### TASK ITEM
Return only the lines of the listing below that run from the line with "tv_done = set()" through the line with "and not indep", both ends included, exactly as written.

### DATASET RECORDS
******************************

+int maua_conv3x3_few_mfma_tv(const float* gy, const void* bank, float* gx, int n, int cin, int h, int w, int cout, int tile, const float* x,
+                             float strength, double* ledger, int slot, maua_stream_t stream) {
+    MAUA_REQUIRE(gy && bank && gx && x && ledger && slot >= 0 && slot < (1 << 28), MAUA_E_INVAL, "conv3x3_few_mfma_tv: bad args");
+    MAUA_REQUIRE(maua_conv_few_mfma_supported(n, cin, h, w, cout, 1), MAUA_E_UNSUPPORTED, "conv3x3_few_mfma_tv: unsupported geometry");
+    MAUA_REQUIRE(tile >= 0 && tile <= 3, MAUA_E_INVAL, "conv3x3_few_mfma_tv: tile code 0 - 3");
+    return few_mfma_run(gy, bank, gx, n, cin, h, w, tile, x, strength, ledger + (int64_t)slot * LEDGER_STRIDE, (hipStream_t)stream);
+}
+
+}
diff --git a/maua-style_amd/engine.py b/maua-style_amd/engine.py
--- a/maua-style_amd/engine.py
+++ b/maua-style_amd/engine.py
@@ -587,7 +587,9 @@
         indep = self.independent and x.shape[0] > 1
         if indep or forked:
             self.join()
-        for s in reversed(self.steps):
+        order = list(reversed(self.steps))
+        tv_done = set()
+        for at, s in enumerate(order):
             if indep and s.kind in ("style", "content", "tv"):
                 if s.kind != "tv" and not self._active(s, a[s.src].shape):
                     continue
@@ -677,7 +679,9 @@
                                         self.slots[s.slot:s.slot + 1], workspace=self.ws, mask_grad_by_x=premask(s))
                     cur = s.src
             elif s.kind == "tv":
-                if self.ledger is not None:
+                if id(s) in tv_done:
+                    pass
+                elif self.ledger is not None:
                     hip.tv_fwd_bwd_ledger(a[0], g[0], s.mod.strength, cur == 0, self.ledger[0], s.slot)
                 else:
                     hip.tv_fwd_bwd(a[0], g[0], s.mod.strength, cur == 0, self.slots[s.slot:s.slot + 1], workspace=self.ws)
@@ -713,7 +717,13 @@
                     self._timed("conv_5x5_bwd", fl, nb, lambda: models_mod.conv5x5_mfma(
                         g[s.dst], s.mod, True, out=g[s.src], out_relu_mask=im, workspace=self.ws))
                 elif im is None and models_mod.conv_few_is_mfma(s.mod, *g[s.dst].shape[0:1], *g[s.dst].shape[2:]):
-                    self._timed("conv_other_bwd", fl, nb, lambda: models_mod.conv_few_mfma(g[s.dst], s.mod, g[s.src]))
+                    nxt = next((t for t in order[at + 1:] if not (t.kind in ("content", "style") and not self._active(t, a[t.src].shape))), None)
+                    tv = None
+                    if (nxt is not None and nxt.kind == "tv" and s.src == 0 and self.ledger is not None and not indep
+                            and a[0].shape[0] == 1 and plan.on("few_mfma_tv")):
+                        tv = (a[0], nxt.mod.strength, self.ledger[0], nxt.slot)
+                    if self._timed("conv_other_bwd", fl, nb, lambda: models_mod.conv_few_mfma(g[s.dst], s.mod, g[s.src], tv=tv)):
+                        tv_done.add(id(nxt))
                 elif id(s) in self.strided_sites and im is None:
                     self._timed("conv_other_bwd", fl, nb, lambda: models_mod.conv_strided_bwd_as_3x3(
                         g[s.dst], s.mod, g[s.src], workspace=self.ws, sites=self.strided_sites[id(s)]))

******************************

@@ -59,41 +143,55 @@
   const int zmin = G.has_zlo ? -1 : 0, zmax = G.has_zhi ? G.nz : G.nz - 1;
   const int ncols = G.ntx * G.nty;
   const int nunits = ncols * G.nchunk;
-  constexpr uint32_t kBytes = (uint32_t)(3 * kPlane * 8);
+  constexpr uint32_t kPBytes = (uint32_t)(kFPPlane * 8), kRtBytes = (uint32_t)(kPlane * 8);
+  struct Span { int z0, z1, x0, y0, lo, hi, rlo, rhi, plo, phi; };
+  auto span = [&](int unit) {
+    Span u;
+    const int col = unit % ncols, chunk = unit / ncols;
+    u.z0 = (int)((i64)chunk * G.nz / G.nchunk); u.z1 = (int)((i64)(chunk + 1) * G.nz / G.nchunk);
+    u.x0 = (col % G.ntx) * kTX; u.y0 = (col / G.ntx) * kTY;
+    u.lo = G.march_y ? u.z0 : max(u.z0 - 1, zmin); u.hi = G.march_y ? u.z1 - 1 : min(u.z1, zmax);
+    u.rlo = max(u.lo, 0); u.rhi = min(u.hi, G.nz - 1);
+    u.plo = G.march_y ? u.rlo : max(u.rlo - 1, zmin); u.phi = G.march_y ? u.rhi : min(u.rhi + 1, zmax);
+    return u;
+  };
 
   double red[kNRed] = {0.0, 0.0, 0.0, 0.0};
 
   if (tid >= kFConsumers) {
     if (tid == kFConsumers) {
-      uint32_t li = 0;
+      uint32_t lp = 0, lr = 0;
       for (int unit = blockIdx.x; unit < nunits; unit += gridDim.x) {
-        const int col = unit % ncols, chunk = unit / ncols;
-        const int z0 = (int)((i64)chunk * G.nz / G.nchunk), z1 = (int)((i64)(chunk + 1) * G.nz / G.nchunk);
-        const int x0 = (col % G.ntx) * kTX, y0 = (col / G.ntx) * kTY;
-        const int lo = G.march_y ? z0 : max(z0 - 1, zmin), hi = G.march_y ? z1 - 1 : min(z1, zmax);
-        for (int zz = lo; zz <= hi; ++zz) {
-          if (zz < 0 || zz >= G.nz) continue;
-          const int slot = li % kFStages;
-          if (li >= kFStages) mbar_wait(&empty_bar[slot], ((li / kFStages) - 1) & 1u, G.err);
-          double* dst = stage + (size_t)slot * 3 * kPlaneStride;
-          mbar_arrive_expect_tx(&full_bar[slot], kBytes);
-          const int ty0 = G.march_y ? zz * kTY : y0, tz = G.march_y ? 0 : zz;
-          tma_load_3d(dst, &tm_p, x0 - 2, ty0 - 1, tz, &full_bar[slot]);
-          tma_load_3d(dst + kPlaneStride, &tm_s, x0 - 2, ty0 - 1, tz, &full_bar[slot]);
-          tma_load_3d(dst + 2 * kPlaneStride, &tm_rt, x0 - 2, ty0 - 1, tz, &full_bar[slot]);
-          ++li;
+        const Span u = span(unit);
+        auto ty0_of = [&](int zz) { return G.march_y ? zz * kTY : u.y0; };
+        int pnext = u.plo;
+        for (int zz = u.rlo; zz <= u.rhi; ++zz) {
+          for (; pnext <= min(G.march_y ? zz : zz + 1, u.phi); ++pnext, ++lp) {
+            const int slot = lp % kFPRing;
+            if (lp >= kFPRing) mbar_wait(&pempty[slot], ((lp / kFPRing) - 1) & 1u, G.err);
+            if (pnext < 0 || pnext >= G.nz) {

******************************

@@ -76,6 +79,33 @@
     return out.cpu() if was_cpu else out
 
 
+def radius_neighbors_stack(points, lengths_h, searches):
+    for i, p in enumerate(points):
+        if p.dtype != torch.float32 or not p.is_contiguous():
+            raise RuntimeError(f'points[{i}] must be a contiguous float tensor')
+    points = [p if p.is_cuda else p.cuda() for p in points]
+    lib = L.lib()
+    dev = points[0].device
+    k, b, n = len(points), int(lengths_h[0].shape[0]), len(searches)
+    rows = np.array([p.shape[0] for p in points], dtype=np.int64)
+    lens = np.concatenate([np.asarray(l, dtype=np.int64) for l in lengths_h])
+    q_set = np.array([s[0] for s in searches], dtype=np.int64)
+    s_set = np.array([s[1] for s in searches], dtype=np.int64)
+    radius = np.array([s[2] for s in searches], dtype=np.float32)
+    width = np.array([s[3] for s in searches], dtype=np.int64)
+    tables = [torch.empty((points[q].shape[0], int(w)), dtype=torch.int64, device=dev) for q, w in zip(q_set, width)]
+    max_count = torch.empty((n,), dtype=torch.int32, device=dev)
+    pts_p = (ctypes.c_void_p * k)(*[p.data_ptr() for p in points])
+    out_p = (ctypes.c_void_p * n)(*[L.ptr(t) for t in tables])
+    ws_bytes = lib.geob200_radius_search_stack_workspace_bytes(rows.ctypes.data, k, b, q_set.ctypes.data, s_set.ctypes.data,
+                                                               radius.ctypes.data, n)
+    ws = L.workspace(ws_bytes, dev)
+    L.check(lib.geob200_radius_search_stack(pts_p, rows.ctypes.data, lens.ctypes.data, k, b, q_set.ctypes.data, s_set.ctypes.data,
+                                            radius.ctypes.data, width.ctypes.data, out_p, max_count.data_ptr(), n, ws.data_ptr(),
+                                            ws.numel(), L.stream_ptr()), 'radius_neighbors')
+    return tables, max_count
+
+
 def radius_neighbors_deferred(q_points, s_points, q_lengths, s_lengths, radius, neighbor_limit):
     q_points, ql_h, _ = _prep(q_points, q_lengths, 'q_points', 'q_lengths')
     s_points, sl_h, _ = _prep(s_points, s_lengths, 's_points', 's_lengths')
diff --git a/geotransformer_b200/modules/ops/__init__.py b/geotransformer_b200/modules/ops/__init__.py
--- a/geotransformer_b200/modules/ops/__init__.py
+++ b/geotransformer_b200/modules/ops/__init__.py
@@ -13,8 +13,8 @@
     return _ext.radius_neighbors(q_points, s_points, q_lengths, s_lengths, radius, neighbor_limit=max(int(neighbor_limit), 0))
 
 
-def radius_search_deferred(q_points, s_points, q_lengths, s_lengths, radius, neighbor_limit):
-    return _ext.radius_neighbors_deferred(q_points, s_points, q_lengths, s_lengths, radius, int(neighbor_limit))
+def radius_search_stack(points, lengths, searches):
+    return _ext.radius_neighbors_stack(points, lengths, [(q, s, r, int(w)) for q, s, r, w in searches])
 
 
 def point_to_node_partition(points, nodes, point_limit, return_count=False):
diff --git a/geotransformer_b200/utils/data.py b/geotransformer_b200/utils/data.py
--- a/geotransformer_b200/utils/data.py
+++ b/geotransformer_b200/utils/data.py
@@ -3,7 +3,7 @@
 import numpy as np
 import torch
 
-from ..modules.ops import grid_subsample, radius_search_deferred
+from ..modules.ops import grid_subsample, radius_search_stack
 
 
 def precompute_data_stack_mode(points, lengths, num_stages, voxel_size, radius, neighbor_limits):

******************************

### EXPECTED ANSWER
+        tv_done = set()
+        for at, s in enumerate(order):
             if indep and s.kind in ("style", "content", "tv"):
                 if s.kind != "tv" and not self._active(s, a[s.src].shape):
                     continue
@@ -677,7 +679,9 @@
                                         self.slots[s.slot:s.slot + 1], workspace=self.ws, mask_grad_by_x=premask(s))
                     cur = s.src
             elif s.kind == "tv":
-                if self.ledger is not None:
+                if id(s) in tv_done:
+                    pass
+                elif self.ledger is not None:
                     hip.tv_fwd_bwd_ledger(a[0], g[0], s.mod.strength, cur == 0, self.ledger[0], s.slot)
                 else:
                     hip.tv_fwd_bwd(a[0], g[0], s.mod.strength, cur == 0, self.slots[s.slot:s.slot + 1], workspace=self.ws)
@@ -713,7 +717,13 @@
                     self._timed("conv_5x5_bwd", fl, nb, lambda: models_mod.conv5x5_mfma(
                         g[s.dst], s.mod, True, out=g[s.src], out_relu_mask=im, workspace=self.ws))
                 elif im is None and models_mod.conv_few_is_mfma(s.mod, *g[s.dst].shape[0:1], *g[s.dst].shape[2:]):
-                    self._timed("conv_other_bwd", fl, nb, lambda: models_mod.conv_few_mfma(g[s.dst], s.mod, g[s.src]))
+                    nxt = next((t for t in order[at + 1:] if not (t.kind in ("content", "style") and not self._active(t, a[t.src].shape))), None)
+                    tv = None
+                    if (nxt is not None and nxt.kind == "tv" and s.src == 0 and self.ledger is not None and not indep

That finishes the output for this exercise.